▶ Exercise prompt: Whenever a line of the data below holds the string "atomicAdd", copy that line.

___ Materials provided

__global__ void k_frontier_compact(const uint32_t* __restrict__ bm, uint64_t words, const uint32_t* __restrict__ fwd_ptr,
                                   uint32_t* list, uint32_t* outdeg, unsigned long long* counter,
                                   unsigned long long* slot_sum) {
  uint64_t w = blockIdx.x * (uint64_t)blockDim.x + threadIdx.x;
  if (w >= words) return;
  uint32_t m = bm[w];
  if (!m) return;
  unsigned long long pos = atomicAdd(counter, (unsigned long long)__popc(m));
  unsigned long long sum = 0;
  while (m) {
    int b = __ffs(m) - 1; m &= m - 1;
    uint32_t v = (uint32_t)(w * 32 + b);
    const uint32_t d = fwd_ptr[v + 1] - fwd_ptr[v];
    list[pos] = v; outdeg[pos] = d; pos++; sum += d;
  }
  if (slot_sum && sum) atomicAdd(slot_sum, sum);
}
__global__ void k_copy_stale(const uint32_t* __restrict__ list, uint64_t n, const uint4* __restrict__ oldr,
                             uint4* __restrict__ newr, uint32_t world, uint32_t rank) {
  uint64_t gt = blockIdx.x * (uint64_t)blockDim.x + threadIdx.x;
  uint64_t i = gt >> 2;
  if (i >= n) return;
  uint64_t v = list[i];
  if (world > 1 && ((v >> 5) % world) != rank) return;
  newr[v * 4 + (gt & 3)] = oldr[v * 4 + (gt & 3)];
}
__global__ void k_publish_rows(const uint32_t* __restrict__ bm_prev, const uint32_t* __restrict__ bm_cur, uint64_t n_rows,
                               const uint4* __restrict__ newr, const PeerOut peers) {
  const uint64_t gt = blockIdx.x * (uint64_t)blockDim.x + threadIdx.x;
  const uint64_t w = (gt >> 2) * peers.world + peers.rank;
  if (w * 32 >= n_rows) return;
  uint32_t m = __ldg(bm_prev + w) | __ldg(bm_cur + w);
  while (m) {
    const uint64_t row = w * 32 + (uint64_t)(__ffs(m) - 1);
    m &= m - 1;
    if (row >= n_rows) break;
    const uint4 v = newr[row * 4 + (gt & 3)];
    const uint32_t want = peers.sub ? __ldg(peers.sub + row) : 0xFFFFFFFFu;
    for (int p = 0; p < peers.n; p++) if ((want >> peers.prank[p]) & 1u) peers.newr[p][row * 4 + (gt & 3)] = v;
  }
}
__global__ void __launch_bounds__(256) k_push(const uint32_t* __restrict__ list, const uint32_t* __restrict__ off,
    uint32_t n_front, uint64_t n_slots, const uint32_t* __restrict__ fwd_ptr, const uint32_t* __restrict__ fwd_dst,
    const uint32_t* __restrict__ old32, uint32_t* new32, uint32_t* __restrict__ bm_cur) {
  const uint32_t lane = threadIdx.x & 31, l = lane & 15;
  const uint64_t hw = (blockIdx.x * (uint64_t)blockDim.x + threadIdx.x) >> 4;
  const uint64_t nhw = ((uint64_t)gridDim.x * blockDim.x) >> 4;
  for (uint64_t s = hw; s < ((n_slots + 1) & ~1ull); s += nhw) {
    bool changed = false;
    uint32_t v = 0;
    if (s < n_slots) {
      uint32_t lo = 0, hi = n_front;
      while (lo + 1 < hi) { uint32_t mid = (lo + hi) >> 1; if (off[mid] <= s) lo = mid; else hi = mid; }
      const uint32_t u = list[lo];
      v = fwd_dst[fwd_ptr[u] + (uint32_t)(s - off[lo])];
      const uint32_t mine = old32[(uint64_t)u * 16 + l];
      uint32_t* addr = new32 + (uint64_t)v * 16 + l;
      uint32_t cur = *addr;
      uint32_t m = bmax4_7bit(cur, mine);
      while (m != cur) {
        const uint32_t prev = atomicCAS(addr, cur, m);
        if (prev == cur) { changed = true; break; }
        cur = prev; m = bmax4_7bit(cur, mine);
      }
    }
    const unsigned ball = __ballot_sync(0xffffffffu, changed);
    const unsigned half = (lane < 16) ? (ball & 0xFFFFu) : (ball >> 16);
    if (half && l == 0) atomicOr(bm_cur + (v >> 5), 1u << (v & 31));
  }
}
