+__device__ __forceinline__ long long live_edges(const LrParams& p) {
+  long long n = p.n_edges;
+  if (p.n_edges_dev) { const long long nd = __ldg(p.n_edges_dev); n = nd < n ? (nd < 0 ? 0 : nd) : n; }
+  return n;
+}
+
+__device__ __forceinline__ long long lower_bound(const int* __restrict__ a, long long n, int v) {
+  long long lo = 0, hi = n;
+  while (lo < hi) {
+    const long long mid = (lo + hi) >> 1;
+    if (__ldg(a + mid) < v) lo = mid + 1; else hi = mid;
+  }
+  return lo;
+}
+
+__global__ void __launch_bounds__(THREADS, 2) lr_hidden_kernel(const LrParams p) {
+  extern __shared__ __align__(16) float smem[];
+  float* sA = smem;
+  float* sW = sA + KMAX * HLD;
+  const long long n = live_edges(p);
+  const long long e0 = (long long)blockIdx.x * HE;
+  if (e0 >= n) return;
+  const int tid = threadIdx.x, K1 = p.K1, H = p.H;
+  {
+    const int r = tid >> 1, part = tid & 1;
+    const long long e = e0 + r;
+    const bool live = e < n;
+    const long long er = (live && p.perm) ? (long long)__ldg(p.perm + e) : e;
+    const float* ea_row = p.ea + er * p.ld_ea;
+    const float* add_row = (live && p.ea_add) ? p.ea_add + (long long)__ldg(p.ea_add_idx + e) * p.ne : nullptr;
+    const float* t_row = p.ns ? p.node + (long long)(live ? __ldg(p.tgt + e) : 0) * p.ld_node - p.ne : nullptr;
+    const float* s_row = p.ns ? p.node + (long long)(live ? __ldg(p.src + e) : 0) * p.ld_node - p.ne - p.ns : nullptr;
+    for (int k0 = part; k0 < K1; k0 += 16) {
+      float v[8];
+#pragma unroll
+      for (int j = 0; j < 8; ++j) {
+        const int k = k0 + 2 * j;
+        v[j] = 0.f;
+        if (live && k < K1) {
+          if (k < p.ne) v[j] = __ldg(ea_row + k) + (add_row ? __ldg(add_row + k) : 0.f);
+          else v[j] = __ldg((k < p.ne + p.ns ? t_row : s_row) + k);
+        }
+      }
+#pragma unroll
+      for (int j = 0; j < 8; ++j)
+        if (k0 + 2 * j < K1) sA[(k0 + 2 * j) * HLD + r] = v[j];
+    }
+  }
+  const int th = tid & 15, te = tid >> 4;
+  float acc[8][9];
+#pragma unroll
+  for (int r = 0; r < 8; ++r)
+#pragma unroll
+    for (int j = 0; j < 9; ++j) acc[r][j] = 0.f;
+  for (int kc = 0; kc < K1; kc += HKC) {
+    __syncthreads();
+    for (int idx = tid; idx < HKC * HMAX; idx += THREADS) {
+      const int h = idx / HKC, kk = idx - h * HKC;
+      sW[kk * HMAX + h] = (h < H && kc + kk < K1) ? __ldg(p.w1 + (long long)h * K1 + kc + kk) : 0.f;
+    }
+    __syncthreads();
+    const int kn = min(HKC, K1 - kc);
+#pragma unroll 2
+    for (int kk = 0; kk < kn; ++kk) {
+      const float4 a0 = *reinterpret_cast<const float4*>(sA + (kc + kk) * HLD + 8 * te);
+      const float4 a1 = *reinterpret_cast<const float4*>(sA + (kc + kk) * HLD + 8 * te + 4);
+      const float av[8] = {a0.x, a0.y, a0.z, a0.w, a1.x, a1.y, a1.z, a1.w};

______

▶ Task result:
  unsigned long long pos = atomicAdd(counter, (unsigned long long)__popc(m));
  if (slot_sum && sum) atomicAdd(slot_sum, sum);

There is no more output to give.